TASK TO CARRY OUT: Copy each line of the records below that mentions the word "dict".

(Dataset entries)
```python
def _coeff_pack(coeffs_list):
    Jr = len(coeffs_list[0][0])
# ... 763 lines not shown
        def padded(x):
            buf = torch.zeros((x.shape[0] * x.shape[1] + 4,), **f64)
            buf[:x.numel()] = x.reshape(-1)
            return buf[:x.numel()].view(x.shape[0], x.shape[1]), buf

        t = rows(t, "t")
        self.N = int(t.shape[1])
        self._tmax = float(t.abs().max()) if axis_stats is None else float(axis_stats[0])
        self.t, self._tpad = padded(t)
        y = rows(y, "y")
        if y.shape[1] != self.N:
            raise ValueError("dimension mismatch")
        self.y, self._ypad = padded(y)
        self.diag = None
        if diag is not None:
            diag = rows(diag, "diag")
            if diag.shape[1] != self.N:
                raise ValueError("dimension mismatch")
            self.diag, self._dpad = padded(diag)
        self._diag_amax = None if self.diag is None else self.diag.amax(dim=1)
        self._coeff_host = (real, comp, diag_add, c)
        self._coeffs_list = list(coeffs_list)
        B, ld = self.B, self.ld
        self.scaled = bool(self.lib.gf_scaled_supported(self.W)) and not force_v1
        self.scaled_wide = bool(self.lib.gf_scaled_wide_supported(self.W)) and not force_v1
        self.allow_fused = bool(allow_fused) and self.scaled and self.W <= 63
        self.allow_wide = (bool(allow_fused) and not force_v1 and self.W > 63
                           and bool(self.lib.gf_fused_supported(self.Jr, self.Jc)))
        self.sweep_variant = _lib.GF_SWEEP_AUTO
        self.generator_period = 4
        self.two_sweep = False
        self.steady_state = True
        self.steady_used = False
        self._steady = None
        self._steady_axis = None
        self._steady_cad_max = None
        self._steady_scanned = None
        self.steady_axis_proven = True
        self._steady_from = 0
        self._steady_skip = 0
        self._steady_feedback = None
        self.finish_events = []
        self.steady_overlap = True
        self._steady_split = 0
        self._steady_mid = 0
        self._steady_chunk_blocks = None
        self._steady_chunk_ws = None
        self._steady_mid_ws = None
        self._finish_side = None
        self._finish_mid_side = None
        self._simds = None
        self.steady_sweep_reduces = True
        self.steady_rank1 = True
        self.rank1_used = False
        self._rank1_dt = None
        self._rank1_cond = None
        T = int(min(max(int(tile_rows), 1), self.N))
        if T < self.N:
            T = max(64, T // 64 * 64)
        self.tile_rows = T
        tt = self.t[0]
        if axis_stats is not None:
            self._dt_med = float(axis_stats[1])
        else:
            self._dt_med = float(torch.median(tt[1:] - tt[:-1])) if self.N > 1 else 0.0
        self.axis_stats = (self._tmax, self._dt_med)
        self._pack = self._make_pack(*self._coeff_host)
        self.generator_period = self.period_for_condition(self.NOMINAL_COND) if self.generator_period > 1 else 1
        self.generator_period = min(self.generator_period, 4)

        def rows_buf():
            return torch.zeros((B * T + 2, ld), **f64)

        self._rows_buf = rows_buf
        self._nbuf = 2 if (T < self.N and overlap_build) else 1
        self.bufs = None
        self.d = torch.empty((B, T), **f64)
        self.z = torch.empty((B, T), **f64)
        nS = 64 * 64 if self.scaled else int(self.lib.gf_state_size(self.W))
        if self.allow_wide:
            nS = max(nS, int(self.lib.gf_fused_state_size(self.Jr, self.Jc)))
        nF = 64 if self.scaled else int(self.lib.gf_state_cols(self.W))
        self.S_state = torch.empty((B, nS), **f64)
        self.F_state = torch.empty((B, nF), **f64)
        self.acc = torch.empty((B, 3), **f64)
        self.work = torch.empty((B * int(self.lib.gf_reduce_work(T)),), **f64)
        self.info = torch.zeros((B,), dtype=torch.int32, device=self.device)
        self.out = torch.empty((B,), **f64)
        self.overlap_build = bool(overlap_build)
        self.side = torch.cuda.Stream(device=self.device) if self.overlap_build else None
        self.time_factor = False
        self.factor_events = []

    _bs = staticmethod(_bs)

    def _alloc_bufs(self):
        torch = self.torch
        f64 = dict(dtype=torch.float64, device=self.device)
        n = self.B * self.tile_rows + 2
        self.bufs = [dict(a=torch.zeros((n,), **f64), U=self._rows_buf(), V=self._rows_buf(),
                          P=None if (self.scaled or self.scaled_wide) else self._rows_buf(),
                          de=torch.zeros((n,), **f64))
                     for _ in range(self._nbuf)]

    def _fused_ok(self):
        return self.allow_fused and self._pack.dmax * self._tmax < SINCOS_RANGE
# ... 185 lines not shown
        T, N, B = self.tile_rows, self.N, self.B
        pack = self._pack
        block, variant = sweep_options(pack, self.sweep_variant)
        per_tile = sweep_head(pack, B, 0, 0, self.Jr, self.Jc, block, int(self.generator_period), variant, self.t,
                              self.diag, self.y, self.d, self.z, self.S_state, self.F_state, self.info)[3:]
        self.kernel_used = "fused-wide" if self.W > 63 else "fused"
        arm_from = self._steady_arm_from()
        start = None if arm_from is None else self._steady_plan(arm_from)
        self.rank1_used = arm_from is not None and self._rank1_ok(arm_from)
        if self.rank1_used:
            start = 0
            if self._rank1_dt is None:
                span = (self.t[:, -1] - self.t[:, 0]) / float(max(N - 1, 1))
                self._rank1_dt = span.expand(B).contiguous()
        self.steady_used = start is not None
        if self.steady_used:
            if self._steady is None:
                self._steady = torch.empty((B, int(lib.gf_steady_size())), dtype=torch.float64, device=self.device)
            self._steady.zero_()
        ntiles = (N + T - 1) // T
        overlap = self.steady_used and self.steady_overlap and B >= self.STEADY_OVERLAP_MIN_B
        split = self._steady_split if overlap else 0
        k_e = split // T - 1 if 0 < split < N else -1
        if not 0 <= k_e < ntiles - 1:
            split, k_e = 0, -1
        mid_end = self._steady_mid if split and B >= self.STEADY_MIDDLE_MIN_B else 0
        k_m = mid_end // T - 1 if mid_end % T == 0 else -1
        if not k_e < k_m < ntiles - 1:
            mid_end, k_m = 0, -1
        windows = steady_windows(split, mid_end)
        used = []
        finish_variant = self._finish_variant(pack, block, variant) if self.steady_used else variant

        def side_stream(middle):
            which = "_finish_mid_side" if middle else "_finish_side"
            if getattr(self, which) is None:
                setattr(self, which, torch.cuda.Stream(device=self.device))
            if getattr(self, which) not in used:
                used.append(getattr(self, which))
            return getattr(self, which)

        def chunked(stream, window, cb, which):
            cb = self._steady_chunk_blocks or cb
            ws = getattr(self, which)
            if ws is None or ws[1] != cb:
                ws = (torch.empty((B, int(lib.gf_steady_chunk_size(N, cb))), dtype=torch.float64, device=self.device), cb)
                setattr(self, which, ws)
            finish("gf_steady_finish_chunked", stream, window[0], window[1], cb, p(ws[0]))

        def finish(name, stream, *tail):
            with _timed(torch, self.time_factor, stream, self.finish_events):
                self._finish_launch(name, stream, pack, block, finish_variant, *tail)

        for k in range(ntiles):
            n0 = k * T
            rows = min(T, N - n0)
            args = (B, rows, n0) + per_tile
            steady_tile = self.steady_used and n0 + rows > start
            reduced = steady_tile and split and k > k_e and self.steady_sweep_reduces
            with _timed(torch, self.time_factor, main, self.factor_events, rows):
                if self.rank1_used:
                    st = lib.gf_steady_sweep_rank1(*args, p(self._steady), 0, p(self.acc) if reduced else None,
                                                   1 if k == 0 else 0, p(self._rank1_dt), main.cuda_stream)
                    _lib.check(st, "gf_steady_sweep_rank1")
                elif reduced:
                    st = lib.gf_steady_sweep_reduced(*args, p(self._steady), arm_from, p(self.acc), 1 if k == 0 else 0,
                                                     main.cuda_stream)
                    _lib.check(st, "gf_steady_sweep_reduced")
                elif steady_tile:
                    st = lib.gf_steady_sweep(*args, p(self._steady), arm_from, main.cuda_stream)
                    _lib.check(st, "gf_steady_sweep")
                else:
                    st = lib.gf_loglike_fused(*args, main.cuda_stream)
                    _lib.check(st, "gf_loglike_fused")
            if reduced:
                pass
            elif steady_tile:
                st = lib.gf_reduce_tile_steady(B, rows, n0, p(self.d), p(self.z), p(self._steady), p(self.work),
                                               p(self.acc), 1 if k == 0 else 0, main.cuda_stream)
                _lib.check(st, "gf_reduce_tile_steady")
            else:
                st = lib.gf_reduce_tile(B, rows, p(self.d), p(self.z), p(self.work), p(self.acc),
                                        1 if k == 0 else 0, main.cuda_stream)
                _lib.check(st, "gf_reduce_tile")
            if k == k_e or k == k_m:
                side = side_stream(k == k_m and self.steady_middle_stream)
                side.wait_event(main.record_event())
                if k == k_e:
                    finish("gf_steady_finish_window", side, *windows[0])
                else:
                    chunked(side, windows[1], steady_chunk_blocks(N, 8), "_steady_mid_ws")
        if self.steady_used:
            if split:
                if mid_end:
                    if self._simds is None:
                        self._simds = 4 * torch.cuda.get_device_properties(self.device).multi_processor_count
                    cb = steady_final_chunk_blocks(N, B, self._simds)
                else:
                    cb = steady_chunk_blocks(N, 8)
                chunked(main, windows[-1], cb, "_steady_chunk_ws")
                for side in used:
                    main.wait_stream(side)
            else:
                finish("gf_steady_finish", main)
            sw = self._steady[:, 0]
            swi = torch.where(sw > 0.0, sw, torch.full_like(sw, float("inf")))
            fb = torch.stack([swi.min(), torch.kthvalue(swi, B - B // 8).values,
                              torch.kthvalue(swi, B - B // 64).values, sw.max(), self._rank1_conditions().max()])
            host = torch.zeros((5,), dtype=torch.float64, pin_memory=True)
            host.copy_(torch.where(torch.isfinite(fb), fb, torch.zeros_like(fb)), non_blocking=True)
            done = torch.cuda.Event()
            done.record(main)
            self._steady_feedback = (host, done)
        out = torch.empty((B,), dtype=torch.float64, device=self.device)
        st = lib.gf_loglike_finish(B, N, p(self.acc), p(self.info), p(out), None,
                                   main.cuda_stream)
        _lib.check(st, "gf_loglike_finish")
        return out

    STEADY_PROBE = 16
    STEADY_OVERLAP_MIN_B = 64
    STEADY_MIDDLE_MIN_B = 512
    steady_middle_stream = True

    def _steady_plan(self, arm_from):
        fb = self._steady_feedback
        if fb is not None and fb[1].query():
            (first, most, mid, latest), self._steady_feedback = (int(v) for v in fb[0][:4]), None
            if len(fb[0]) > 4:
                self._rank1_cond = float(fb[0][4])
            if first > 0:
                self._steady_from = max(0, first - self.STEADY_MIN_ROWS - self.tile_rows)
                self._steady_skip = 0
            else:
                self._steady_from, self._steady_skip = 0, self.STEADY_PROBE - 1
            self._steady_split, self._steady_mid = steady_boundaries(self.N, self.tile_rows, most, mid, latest)
        if self._steady_skip > 0:
            self._steady_skip -= 1
            return None
        return max(arm_from, self._steady_from)

    RANK1_JITTER = 1e-7
    RANK1_COND_LIMIT = 1e5
    RANK1_MIN_ROWS = 32768
# ... 495 lines not shown
```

RESPONSE:
        f64 = dict(dtype=torch.float64, device=self.device)
        self.bufs = [dict(a=torch.zeros((n,), **f64), U=self._rows_buf(), V=self._rows_buf(),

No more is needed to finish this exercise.